## What the exercise asks
Among the records, find the lines that hold the string "aligned" and return them.

[Collected data entries]
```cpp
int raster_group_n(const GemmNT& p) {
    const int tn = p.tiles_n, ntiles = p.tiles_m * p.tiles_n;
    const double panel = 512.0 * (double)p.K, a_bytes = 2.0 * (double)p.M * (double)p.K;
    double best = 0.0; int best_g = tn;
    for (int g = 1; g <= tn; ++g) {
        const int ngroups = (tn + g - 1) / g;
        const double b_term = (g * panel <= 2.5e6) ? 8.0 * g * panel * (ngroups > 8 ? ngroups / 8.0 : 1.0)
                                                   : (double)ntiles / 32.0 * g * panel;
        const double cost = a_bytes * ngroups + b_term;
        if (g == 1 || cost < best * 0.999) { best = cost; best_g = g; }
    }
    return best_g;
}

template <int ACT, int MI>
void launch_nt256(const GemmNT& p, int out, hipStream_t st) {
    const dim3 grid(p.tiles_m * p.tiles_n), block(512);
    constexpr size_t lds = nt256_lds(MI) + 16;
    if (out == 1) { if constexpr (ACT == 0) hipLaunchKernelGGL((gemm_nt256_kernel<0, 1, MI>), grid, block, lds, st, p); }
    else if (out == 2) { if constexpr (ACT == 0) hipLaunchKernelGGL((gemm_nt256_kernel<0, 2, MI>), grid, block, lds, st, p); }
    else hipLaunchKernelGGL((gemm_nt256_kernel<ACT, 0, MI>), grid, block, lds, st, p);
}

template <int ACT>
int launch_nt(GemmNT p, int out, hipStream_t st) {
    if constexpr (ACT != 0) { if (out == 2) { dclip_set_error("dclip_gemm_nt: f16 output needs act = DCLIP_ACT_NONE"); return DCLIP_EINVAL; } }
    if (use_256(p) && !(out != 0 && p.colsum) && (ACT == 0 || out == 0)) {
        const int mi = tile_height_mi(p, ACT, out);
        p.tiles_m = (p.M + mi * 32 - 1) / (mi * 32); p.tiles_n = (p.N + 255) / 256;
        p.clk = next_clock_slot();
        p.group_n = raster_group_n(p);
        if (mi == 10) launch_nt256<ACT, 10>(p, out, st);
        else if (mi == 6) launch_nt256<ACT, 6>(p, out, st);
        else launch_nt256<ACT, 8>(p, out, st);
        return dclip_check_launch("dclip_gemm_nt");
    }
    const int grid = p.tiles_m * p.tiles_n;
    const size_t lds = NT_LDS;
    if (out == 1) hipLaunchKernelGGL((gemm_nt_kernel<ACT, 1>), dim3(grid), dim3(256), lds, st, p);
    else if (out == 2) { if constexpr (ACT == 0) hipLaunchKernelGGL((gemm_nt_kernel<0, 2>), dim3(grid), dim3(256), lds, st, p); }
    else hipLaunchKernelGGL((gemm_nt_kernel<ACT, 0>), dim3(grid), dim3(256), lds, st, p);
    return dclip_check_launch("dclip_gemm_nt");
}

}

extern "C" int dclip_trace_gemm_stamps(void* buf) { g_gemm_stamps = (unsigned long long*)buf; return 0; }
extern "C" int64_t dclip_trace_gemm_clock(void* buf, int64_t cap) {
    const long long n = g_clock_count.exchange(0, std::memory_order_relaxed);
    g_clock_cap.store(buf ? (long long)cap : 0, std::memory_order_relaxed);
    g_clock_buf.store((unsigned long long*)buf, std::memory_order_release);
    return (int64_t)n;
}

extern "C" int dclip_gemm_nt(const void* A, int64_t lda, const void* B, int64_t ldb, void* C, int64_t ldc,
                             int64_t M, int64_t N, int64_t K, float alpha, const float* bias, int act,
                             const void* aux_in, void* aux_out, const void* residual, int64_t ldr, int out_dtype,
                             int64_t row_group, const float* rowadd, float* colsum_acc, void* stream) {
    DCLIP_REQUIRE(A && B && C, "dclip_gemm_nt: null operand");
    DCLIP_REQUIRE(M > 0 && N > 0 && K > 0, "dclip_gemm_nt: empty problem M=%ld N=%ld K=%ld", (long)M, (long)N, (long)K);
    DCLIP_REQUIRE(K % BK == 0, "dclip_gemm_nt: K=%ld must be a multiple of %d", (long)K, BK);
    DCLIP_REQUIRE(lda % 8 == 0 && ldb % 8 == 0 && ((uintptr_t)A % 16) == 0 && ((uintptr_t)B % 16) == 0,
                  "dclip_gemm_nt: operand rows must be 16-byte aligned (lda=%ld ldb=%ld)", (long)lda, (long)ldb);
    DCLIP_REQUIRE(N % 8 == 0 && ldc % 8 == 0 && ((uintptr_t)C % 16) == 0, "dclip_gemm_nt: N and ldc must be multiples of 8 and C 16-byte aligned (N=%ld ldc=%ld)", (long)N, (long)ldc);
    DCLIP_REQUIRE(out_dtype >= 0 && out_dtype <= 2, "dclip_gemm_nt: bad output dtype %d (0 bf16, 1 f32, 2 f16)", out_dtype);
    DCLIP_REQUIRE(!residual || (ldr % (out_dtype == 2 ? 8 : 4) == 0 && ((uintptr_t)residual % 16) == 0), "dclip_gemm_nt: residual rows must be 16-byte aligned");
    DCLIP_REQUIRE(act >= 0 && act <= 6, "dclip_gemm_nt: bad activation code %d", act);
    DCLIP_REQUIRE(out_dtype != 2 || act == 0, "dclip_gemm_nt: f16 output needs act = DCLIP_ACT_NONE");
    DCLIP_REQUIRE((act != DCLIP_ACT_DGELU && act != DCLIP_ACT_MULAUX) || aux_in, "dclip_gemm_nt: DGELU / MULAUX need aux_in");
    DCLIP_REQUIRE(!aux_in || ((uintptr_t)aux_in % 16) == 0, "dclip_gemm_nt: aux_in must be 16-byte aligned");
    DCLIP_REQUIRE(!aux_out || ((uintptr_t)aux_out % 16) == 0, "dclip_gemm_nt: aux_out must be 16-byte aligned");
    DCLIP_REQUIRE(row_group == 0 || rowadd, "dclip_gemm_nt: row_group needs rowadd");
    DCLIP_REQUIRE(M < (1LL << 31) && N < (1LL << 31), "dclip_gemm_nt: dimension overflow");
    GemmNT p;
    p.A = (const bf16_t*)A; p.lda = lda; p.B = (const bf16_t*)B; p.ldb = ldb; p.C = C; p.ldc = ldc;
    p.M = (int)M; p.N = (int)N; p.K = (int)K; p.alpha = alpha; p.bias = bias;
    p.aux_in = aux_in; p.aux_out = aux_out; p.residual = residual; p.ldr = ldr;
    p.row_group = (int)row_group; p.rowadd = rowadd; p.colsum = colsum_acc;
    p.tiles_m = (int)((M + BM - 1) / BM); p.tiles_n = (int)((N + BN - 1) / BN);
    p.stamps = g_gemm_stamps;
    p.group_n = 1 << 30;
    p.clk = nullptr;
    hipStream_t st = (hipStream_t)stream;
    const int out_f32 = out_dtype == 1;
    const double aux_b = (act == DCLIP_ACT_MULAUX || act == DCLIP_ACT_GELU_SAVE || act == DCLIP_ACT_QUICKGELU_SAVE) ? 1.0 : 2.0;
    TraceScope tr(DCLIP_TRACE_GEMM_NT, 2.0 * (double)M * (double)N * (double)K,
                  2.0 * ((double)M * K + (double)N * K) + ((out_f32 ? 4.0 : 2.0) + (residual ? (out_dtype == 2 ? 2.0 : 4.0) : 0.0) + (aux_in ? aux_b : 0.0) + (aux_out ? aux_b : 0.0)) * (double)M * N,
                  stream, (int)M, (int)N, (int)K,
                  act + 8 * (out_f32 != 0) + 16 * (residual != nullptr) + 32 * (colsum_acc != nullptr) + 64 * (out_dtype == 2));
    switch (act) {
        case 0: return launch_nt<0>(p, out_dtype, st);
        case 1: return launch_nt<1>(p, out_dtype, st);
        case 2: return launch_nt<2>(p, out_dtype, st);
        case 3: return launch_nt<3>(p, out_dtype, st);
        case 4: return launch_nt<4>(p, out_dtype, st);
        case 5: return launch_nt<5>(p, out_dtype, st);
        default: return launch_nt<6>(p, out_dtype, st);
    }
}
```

## Answer space
                  "dclip_gemm_nt: operand rows must be 16-byte aligned (lda=%ld ldb=%ld)", (long)lda, (long)ldb);
    DCLIP_REQUIRE(N % 8 == 0 && ldc % 8 == 0 && ((uintptr_t)C % 16) == 0, "dclip_gemm_nt: N and ldc must be multiples of 8 and C 16-byte aligned (N=%ld ldc=%ld)", (long)N, (long)ldc);
    DCLIP_REQUIRE(!residual || (ldr % (out_dtype == 2 ? 8 : 4) == 0 && ((uintptr_t)residual % 16) == 0), "dclip_gemm_nt: residual rows must be 16-byte aligned");
    DCLIP_REQUIRE(!aux_in || ((uintptr_t)aux_in % 16) == 0, "dclip_gemm_nt: aux_in must be 16-byte aligned");
    DCLIP_REQUIRE(!aux_out || ((uintptr_t)aux_out % 16) == 0, "dclip_gemm_nt: aux_out must be 16-byte aligned");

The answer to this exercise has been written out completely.